__EXERCISE GOAL__:
Search the data for "code". Return each matching line.

◆ ◆ ◆ ◆ ◆ ◆ ◆

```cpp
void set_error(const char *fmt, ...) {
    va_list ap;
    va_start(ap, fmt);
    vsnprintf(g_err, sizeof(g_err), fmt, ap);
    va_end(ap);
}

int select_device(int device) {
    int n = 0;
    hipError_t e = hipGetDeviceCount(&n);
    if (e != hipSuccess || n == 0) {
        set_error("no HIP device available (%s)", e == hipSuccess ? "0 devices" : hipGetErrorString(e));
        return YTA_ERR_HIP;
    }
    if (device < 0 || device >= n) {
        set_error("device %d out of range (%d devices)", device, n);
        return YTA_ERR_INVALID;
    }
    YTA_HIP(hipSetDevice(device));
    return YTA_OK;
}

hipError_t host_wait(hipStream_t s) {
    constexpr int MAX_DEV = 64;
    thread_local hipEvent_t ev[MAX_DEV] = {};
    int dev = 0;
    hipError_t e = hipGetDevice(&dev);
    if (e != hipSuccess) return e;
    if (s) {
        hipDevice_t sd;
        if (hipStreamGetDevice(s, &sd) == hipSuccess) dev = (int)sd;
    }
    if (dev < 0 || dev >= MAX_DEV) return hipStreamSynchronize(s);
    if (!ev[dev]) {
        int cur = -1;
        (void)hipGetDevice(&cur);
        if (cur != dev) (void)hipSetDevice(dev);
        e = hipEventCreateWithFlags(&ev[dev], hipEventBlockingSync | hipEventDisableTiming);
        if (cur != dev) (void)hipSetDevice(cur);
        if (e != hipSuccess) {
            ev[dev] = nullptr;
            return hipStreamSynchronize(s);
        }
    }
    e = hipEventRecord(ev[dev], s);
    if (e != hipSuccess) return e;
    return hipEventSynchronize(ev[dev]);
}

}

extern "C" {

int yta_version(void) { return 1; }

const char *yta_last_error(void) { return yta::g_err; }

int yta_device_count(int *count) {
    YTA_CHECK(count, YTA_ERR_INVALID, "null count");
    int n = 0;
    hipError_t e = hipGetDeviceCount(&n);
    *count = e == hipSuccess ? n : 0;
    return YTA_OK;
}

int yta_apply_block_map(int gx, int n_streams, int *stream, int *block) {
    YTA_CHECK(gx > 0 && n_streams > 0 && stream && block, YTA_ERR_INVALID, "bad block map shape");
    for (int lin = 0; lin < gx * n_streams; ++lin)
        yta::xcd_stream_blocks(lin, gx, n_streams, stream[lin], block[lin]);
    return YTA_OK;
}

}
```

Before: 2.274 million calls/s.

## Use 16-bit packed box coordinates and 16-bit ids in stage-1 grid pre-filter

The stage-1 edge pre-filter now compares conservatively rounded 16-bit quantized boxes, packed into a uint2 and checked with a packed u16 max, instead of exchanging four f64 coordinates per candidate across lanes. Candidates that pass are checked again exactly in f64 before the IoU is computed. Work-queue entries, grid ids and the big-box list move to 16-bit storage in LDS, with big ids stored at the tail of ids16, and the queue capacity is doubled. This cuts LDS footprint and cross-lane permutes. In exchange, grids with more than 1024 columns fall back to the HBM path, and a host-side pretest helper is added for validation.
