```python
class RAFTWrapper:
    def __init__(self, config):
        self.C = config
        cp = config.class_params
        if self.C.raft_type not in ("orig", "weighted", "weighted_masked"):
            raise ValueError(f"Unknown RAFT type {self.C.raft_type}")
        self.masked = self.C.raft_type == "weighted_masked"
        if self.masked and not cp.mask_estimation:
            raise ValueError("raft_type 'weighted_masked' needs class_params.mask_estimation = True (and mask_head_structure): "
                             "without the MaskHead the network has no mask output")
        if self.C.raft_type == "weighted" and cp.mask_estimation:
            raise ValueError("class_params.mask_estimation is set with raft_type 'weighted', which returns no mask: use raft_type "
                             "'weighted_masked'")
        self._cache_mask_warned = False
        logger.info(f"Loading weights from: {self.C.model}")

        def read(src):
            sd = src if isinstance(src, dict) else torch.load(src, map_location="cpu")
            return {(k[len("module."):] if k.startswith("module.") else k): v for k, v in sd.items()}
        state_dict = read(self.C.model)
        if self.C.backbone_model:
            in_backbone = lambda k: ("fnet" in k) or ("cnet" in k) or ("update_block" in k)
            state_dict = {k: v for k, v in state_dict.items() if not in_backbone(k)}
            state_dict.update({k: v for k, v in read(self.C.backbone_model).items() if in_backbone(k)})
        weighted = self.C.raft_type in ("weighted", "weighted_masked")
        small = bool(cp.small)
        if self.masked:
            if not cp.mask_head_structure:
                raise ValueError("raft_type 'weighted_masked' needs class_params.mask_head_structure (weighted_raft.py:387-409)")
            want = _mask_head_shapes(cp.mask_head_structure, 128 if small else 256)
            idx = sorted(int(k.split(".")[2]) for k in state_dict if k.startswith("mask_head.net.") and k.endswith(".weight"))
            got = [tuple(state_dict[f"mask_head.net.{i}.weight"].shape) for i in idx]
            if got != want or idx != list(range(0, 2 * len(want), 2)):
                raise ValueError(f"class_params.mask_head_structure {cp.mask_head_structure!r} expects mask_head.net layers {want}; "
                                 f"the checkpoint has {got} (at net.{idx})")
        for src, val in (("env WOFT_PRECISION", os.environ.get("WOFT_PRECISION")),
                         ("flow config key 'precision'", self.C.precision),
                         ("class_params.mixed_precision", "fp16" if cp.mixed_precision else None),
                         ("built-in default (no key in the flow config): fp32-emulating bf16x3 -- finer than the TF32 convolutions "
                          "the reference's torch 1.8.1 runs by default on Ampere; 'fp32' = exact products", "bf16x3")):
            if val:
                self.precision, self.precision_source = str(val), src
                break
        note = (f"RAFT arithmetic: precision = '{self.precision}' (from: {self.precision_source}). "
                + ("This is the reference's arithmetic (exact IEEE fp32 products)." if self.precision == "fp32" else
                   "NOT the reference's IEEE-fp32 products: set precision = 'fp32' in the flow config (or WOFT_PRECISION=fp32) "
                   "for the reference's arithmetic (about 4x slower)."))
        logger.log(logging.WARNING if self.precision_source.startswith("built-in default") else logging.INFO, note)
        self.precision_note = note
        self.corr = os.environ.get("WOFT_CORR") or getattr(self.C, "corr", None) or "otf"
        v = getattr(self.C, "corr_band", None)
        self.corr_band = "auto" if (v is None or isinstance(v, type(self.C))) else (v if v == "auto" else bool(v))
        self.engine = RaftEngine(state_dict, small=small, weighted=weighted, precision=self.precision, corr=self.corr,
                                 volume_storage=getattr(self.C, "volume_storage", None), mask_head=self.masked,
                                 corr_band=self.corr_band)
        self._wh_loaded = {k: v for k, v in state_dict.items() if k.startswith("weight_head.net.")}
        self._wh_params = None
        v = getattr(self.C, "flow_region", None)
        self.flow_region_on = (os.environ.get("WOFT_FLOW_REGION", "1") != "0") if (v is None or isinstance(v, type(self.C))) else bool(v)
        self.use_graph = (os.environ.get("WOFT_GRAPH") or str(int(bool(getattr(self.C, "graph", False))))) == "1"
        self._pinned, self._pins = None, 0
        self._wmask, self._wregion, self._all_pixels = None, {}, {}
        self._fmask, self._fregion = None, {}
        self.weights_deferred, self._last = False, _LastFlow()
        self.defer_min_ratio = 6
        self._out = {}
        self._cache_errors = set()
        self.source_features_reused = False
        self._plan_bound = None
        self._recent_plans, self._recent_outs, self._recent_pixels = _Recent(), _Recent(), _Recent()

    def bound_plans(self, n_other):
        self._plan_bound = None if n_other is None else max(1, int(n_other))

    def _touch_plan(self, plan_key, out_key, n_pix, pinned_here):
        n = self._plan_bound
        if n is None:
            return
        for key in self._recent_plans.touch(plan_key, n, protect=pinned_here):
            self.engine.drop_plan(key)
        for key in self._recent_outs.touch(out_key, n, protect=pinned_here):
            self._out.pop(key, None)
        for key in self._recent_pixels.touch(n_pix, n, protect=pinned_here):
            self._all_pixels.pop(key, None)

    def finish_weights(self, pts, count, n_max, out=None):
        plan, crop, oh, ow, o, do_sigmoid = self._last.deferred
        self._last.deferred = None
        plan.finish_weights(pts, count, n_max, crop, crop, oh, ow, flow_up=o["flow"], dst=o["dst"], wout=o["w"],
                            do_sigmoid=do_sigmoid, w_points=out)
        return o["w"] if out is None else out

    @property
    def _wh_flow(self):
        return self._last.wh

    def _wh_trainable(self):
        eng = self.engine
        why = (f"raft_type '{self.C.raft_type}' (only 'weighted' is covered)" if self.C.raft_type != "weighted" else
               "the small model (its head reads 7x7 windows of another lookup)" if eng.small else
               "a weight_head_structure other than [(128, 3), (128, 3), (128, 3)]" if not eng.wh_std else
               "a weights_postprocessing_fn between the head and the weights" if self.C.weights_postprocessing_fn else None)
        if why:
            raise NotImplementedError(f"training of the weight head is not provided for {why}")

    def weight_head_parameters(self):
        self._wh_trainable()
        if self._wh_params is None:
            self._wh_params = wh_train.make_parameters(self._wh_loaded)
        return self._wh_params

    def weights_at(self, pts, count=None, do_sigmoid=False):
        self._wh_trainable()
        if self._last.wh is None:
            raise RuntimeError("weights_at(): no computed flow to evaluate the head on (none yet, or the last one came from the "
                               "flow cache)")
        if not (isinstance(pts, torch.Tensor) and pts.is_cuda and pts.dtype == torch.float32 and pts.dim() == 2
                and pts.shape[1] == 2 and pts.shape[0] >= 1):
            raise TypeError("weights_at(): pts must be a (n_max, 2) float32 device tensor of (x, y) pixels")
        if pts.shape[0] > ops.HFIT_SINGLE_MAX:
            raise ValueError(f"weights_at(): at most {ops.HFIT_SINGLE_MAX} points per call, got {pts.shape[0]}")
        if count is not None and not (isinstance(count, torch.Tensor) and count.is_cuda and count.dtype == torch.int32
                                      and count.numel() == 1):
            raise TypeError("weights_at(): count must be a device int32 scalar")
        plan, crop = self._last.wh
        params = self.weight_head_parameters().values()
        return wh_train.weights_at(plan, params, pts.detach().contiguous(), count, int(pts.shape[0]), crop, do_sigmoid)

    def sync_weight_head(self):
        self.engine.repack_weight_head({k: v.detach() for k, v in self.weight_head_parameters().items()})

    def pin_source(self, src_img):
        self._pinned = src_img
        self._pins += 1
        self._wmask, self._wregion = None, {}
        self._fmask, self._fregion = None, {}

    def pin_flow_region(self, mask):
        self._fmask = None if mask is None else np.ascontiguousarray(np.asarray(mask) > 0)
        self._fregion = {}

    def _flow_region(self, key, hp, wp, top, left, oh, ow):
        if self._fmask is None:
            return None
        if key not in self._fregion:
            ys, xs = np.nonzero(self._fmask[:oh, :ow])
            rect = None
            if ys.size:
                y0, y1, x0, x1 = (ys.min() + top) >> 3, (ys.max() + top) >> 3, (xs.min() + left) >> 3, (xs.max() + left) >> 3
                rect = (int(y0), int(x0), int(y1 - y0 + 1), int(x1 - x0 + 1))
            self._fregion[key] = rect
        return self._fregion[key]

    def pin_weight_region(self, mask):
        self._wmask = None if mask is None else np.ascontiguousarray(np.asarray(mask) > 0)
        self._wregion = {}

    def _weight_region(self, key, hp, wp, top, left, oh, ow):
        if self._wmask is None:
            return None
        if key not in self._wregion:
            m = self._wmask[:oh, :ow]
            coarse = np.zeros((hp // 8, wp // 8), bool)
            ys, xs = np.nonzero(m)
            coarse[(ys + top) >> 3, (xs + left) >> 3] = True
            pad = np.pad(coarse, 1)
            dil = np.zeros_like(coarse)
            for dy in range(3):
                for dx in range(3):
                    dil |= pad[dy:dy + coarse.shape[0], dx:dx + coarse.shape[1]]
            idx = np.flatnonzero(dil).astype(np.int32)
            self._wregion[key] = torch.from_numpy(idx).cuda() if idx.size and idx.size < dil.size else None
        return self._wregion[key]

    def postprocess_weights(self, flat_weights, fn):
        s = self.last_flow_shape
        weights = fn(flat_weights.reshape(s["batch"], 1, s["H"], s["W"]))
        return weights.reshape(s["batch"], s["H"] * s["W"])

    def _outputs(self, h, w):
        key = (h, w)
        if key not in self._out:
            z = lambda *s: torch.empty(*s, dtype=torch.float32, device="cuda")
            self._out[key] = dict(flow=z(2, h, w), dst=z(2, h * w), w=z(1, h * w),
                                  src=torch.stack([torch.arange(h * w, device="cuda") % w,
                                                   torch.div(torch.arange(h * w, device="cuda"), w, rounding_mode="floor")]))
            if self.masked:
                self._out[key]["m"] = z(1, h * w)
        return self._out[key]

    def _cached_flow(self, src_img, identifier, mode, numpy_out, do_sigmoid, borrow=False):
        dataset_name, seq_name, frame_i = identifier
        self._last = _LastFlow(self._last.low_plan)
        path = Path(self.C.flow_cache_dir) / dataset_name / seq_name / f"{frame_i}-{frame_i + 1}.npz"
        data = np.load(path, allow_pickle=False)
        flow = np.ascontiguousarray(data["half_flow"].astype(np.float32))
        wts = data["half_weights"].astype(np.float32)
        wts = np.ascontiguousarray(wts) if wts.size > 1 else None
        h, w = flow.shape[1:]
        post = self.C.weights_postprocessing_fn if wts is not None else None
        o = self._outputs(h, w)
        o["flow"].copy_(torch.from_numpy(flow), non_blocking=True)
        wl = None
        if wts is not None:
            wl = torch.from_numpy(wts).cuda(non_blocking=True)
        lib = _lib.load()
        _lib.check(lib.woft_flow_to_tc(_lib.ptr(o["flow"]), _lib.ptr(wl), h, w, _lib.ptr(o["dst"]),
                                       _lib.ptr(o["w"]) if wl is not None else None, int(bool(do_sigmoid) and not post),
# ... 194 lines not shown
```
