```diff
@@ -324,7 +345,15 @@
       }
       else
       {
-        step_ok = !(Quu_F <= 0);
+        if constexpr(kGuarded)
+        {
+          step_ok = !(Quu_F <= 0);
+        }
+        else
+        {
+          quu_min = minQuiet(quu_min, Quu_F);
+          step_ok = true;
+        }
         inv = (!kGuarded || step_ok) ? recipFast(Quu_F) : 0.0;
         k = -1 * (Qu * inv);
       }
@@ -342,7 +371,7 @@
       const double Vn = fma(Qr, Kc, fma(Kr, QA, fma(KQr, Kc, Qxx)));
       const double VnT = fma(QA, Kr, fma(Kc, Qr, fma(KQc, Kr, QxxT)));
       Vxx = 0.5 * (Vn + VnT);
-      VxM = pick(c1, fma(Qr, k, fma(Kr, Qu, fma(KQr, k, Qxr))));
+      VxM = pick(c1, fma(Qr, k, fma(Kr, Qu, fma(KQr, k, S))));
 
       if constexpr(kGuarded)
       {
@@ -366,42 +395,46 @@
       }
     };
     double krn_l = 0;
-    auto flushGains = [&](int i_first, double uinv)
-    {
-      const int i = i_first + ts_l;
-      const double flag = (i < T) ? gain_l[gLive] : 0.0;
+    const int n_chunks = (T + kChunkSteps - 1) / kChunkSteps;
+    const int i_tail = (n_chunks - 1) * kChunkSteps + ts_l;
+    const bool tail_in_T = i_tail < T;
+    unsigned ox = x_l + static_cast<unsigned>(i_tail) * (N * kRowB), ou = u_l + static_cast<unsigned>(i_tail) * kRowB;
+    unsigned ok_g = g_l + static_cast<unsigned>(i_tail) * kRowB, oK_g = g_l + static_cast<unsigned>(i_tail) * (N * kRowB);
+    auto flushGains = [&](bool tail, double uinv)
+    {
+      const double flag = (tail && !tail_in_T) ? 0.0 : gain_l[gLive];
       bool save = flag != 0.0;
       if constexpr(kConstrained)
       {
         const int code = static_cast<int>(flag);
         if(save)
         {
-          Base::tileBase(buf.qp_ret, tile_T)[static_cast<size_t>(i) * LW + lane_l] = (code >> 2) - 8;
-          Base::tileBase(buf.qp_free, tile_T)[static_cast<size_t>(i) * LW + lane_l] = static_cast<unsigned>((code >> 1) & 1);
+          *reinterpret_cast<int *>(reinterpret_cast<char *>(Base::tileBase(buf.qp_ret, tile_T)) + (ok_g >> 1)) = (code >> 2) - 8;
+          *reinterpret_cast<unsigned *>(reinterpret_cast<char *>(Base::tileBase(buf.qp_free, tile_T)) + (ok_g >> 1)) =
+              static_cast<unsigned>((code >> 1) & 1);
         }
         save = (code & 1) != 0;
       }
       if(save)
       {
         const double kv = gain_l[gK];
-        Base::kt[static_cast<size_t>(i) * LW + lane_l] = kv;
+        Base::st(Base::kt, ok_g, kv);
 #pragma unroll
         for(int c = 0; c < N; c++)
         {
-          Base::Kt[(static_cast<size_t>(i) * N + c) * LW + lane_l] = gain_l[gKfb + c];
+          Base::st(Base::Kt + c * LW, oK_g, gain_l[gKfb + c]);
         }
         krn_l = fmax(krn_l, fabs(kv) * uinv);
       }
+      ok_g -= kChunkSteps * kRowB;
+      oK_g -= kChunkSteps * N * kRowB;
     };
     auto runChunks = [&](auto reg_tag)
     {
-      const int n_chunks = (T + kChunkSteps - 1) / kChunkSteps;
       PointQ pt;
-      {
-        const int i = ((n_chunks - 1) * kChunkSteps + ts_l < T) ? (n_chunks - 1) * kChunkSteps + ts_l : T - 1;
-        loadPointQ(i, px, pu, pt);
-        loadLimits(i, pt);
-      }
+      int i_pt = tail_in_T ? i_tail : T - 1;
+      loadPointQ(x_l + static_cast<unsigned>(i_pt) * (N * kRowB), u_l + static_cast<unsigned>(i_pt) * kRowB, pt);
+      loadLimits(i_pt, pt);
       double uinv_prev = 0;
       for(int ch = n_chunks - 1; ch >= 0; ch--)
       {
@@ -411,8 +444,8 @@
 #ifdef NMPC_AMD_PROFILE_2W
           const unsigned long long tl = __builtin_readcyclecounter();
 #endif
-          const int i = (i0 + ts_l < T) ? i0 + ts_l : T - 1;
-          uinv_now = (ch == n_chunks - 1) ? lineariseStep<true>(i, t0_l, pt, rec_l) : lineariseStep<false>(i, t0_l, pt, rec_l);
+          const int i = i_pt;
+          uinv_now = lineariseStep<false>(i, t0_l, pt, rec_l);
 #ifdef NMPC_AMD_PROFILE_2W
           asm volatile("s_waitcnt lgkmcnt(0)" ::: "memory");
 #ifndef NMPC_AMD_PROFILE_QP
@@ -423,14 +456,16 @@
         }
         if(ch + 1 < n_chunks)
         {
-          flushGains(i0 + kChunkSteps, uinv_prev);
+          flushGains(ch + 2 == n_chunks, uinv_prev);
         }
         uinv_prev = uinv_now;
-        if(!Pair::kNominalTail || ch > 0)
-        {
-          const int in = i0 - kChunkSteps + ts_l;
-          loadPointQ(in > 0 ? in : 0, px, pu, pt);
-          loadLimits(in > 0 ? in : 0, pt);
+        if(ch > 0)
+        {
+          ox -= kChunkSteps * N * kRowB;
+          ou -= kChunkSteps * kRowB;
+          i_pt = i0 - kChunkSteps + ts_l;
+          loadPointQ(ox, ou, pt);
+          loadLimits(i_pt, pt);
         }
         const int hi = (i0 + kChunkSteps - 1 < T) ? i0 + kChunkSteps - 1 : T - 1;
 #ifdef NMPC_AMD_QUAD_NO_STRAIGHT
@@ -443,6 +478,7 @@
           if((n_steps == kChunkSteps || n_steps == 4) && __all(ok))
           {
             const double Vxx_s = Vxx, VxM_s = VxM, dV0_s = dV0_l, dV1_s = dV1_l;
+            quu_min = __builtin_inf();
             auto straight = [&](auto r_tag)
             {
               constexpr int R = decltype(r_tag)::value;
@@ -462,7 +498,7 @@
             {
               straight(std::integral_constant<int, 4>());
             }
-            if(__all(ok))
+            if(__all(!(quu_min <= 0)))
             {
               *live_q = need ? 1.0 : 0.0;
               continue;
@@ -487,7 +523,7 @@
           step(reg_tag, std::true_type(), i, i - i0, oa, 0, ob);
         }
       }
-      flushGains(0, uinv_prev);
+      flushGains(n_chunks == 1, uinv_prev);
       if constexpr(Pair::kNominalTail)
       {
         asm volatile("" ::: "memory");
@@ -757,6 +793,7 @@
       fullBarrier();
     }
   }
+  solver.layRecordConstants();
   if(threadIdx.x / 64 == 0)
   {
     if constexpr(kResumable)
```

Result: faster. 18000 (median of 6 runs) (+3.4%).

◆ ◆ ◆ ◆ ◆ ◆ ◆

__TASK RESULT__:
         const int code = static_cast<int>(flag);
-          Base::tileBase(buf.qp_ret, tile_T)[static_cast<size_t>(i) * LW + lane_l] = (code >> 2) - 8;
-          Base::tileBase(buf.qp_free, tile_T)[static_cast<size_t>(i) * LW + lane_l] = static_cast<unsigned>((code >> 1) & 1);
+          *reinterpret_cast<int *>(reinterpret_cast<char *>(Base::tileBase(buf.qp_ret, tile_T)) + (ok_g >> 1)) = (code >> 2) - 8;
+              static_cast<unsigned>((code >> 1) & 1);
         save = (code & 1) != 0;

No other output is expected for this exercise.